* [Activity] Reproduce the whole of the data exactly.

Content starts

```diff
+                    *reinterpret_cast<f32x4*>(&red[lr * C16_ALD + lane * 4]) = o;
+                }
+            }
+            __syncthreads();
+            xa = red + fr * C16_ALD + ko;
+        } else if (t == 1) {
+            accv[0] = acc[0];
+            accv[1] = acc[1];
+        } else {
+#pragma unroll
+            for (int r = 0; r < 4; ++r) {
+                const int lr = 4 * kk + r;
+                if (lr > lr_last) continue;
+                size_t crow = row0 + lr;
+                if (p.out_seq_t > 0) {
+                    const SeqRow q = seq_row(ob0, ot0, p.out_seq_t, lr);
+                    crow = (size_t)q.b * (p.out_seq_t + p.out_pad_tot) + p.out_pad_l + q.t;
+                }
+#pragma unroll
+                for (int nt = 0; nt < 2; ++nt) {
+                    const float g = acc[nt][r] + cbg[nt];
+                    p.C[crow * p.ldc + wave * 32 + 16 * nt + fr] = (accv[nt][r] + cba[nt]) * __builtin_amdgcn_rcpf(1.0f + __expf(-g));
+                }
+            }
+        }
+    }
+}
+
+void launch_chain16(const RowGemmArgs& a, hipStream_t s) {
+    const size_t lds = (size_t)2 * C16_BM * C16_ALD * sizeof(float);
+    hipLaunchKernelGGL(chain16_kernel, dim3((a.M + C16_BM - 1) / C16_BM), dim3(512), lds, s, a);
+}
+
+}
```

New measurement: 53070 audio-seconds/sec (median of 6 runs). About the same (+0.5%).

Content ends

* [Expected answer]
```diff
+                    *reinterpret_cast<f32x4*>(&red[lr * C16_ALD + lane * 4]) = o;
+                }
+            }
+            __syncthreads();
+            xa = red + fr * C16_ALD + ko;
+        } else if (t == 1) {
+            accv[0] = acc[0];
+            accv[1] = acc[1];
+        } else {
+#pragma unroll
+            for (int r = 0; r < 4; ++r) {
+                const int lr = 4 * kk + r;
+                if (lr > lr_last) continue;
+                size_t crow = row0 + lr;
+                if (p.out_seq_t > 0) {
+                    const SeqRow q = seq_row(ob0, ot0, p.out_seq_t, lr);
+                    crow = (size_t)q.b * (p.out_seq_t + p.out_pad_tot) + p.out_pad_l + q.t;
+                }
+#pragma unroll
+                for (int nt = 0; nt < 2; ++nt) {
+                    const float g = acc[nt][r] + cbg[nt];
+                    p.C[crow * p.ldc + wave * 32 + 16 * nt + fr] = (accv[nt][r] + cba[nt]) * __builtin_amdgcn_rcpf(1.0f + __expf(-g));
+                }
+            }
+        }
+    }
+}
+
+void launch_chain16(const RowGemmArgs& a, hipStream_t s) {
+    const size_t lds = (size_t)2 * C16_BM * C16_ALD * sizeof(float);
+    hipLaunchKernelGGL(chain16_kernel, dim3((a.M + C16_BM - 1) / C16_BM), dim3(512), lds, s, a);
+}
+
+}
```

New measurement: 53070 audio-seconds/sec (median of 6 runs). About the same (+0.5%).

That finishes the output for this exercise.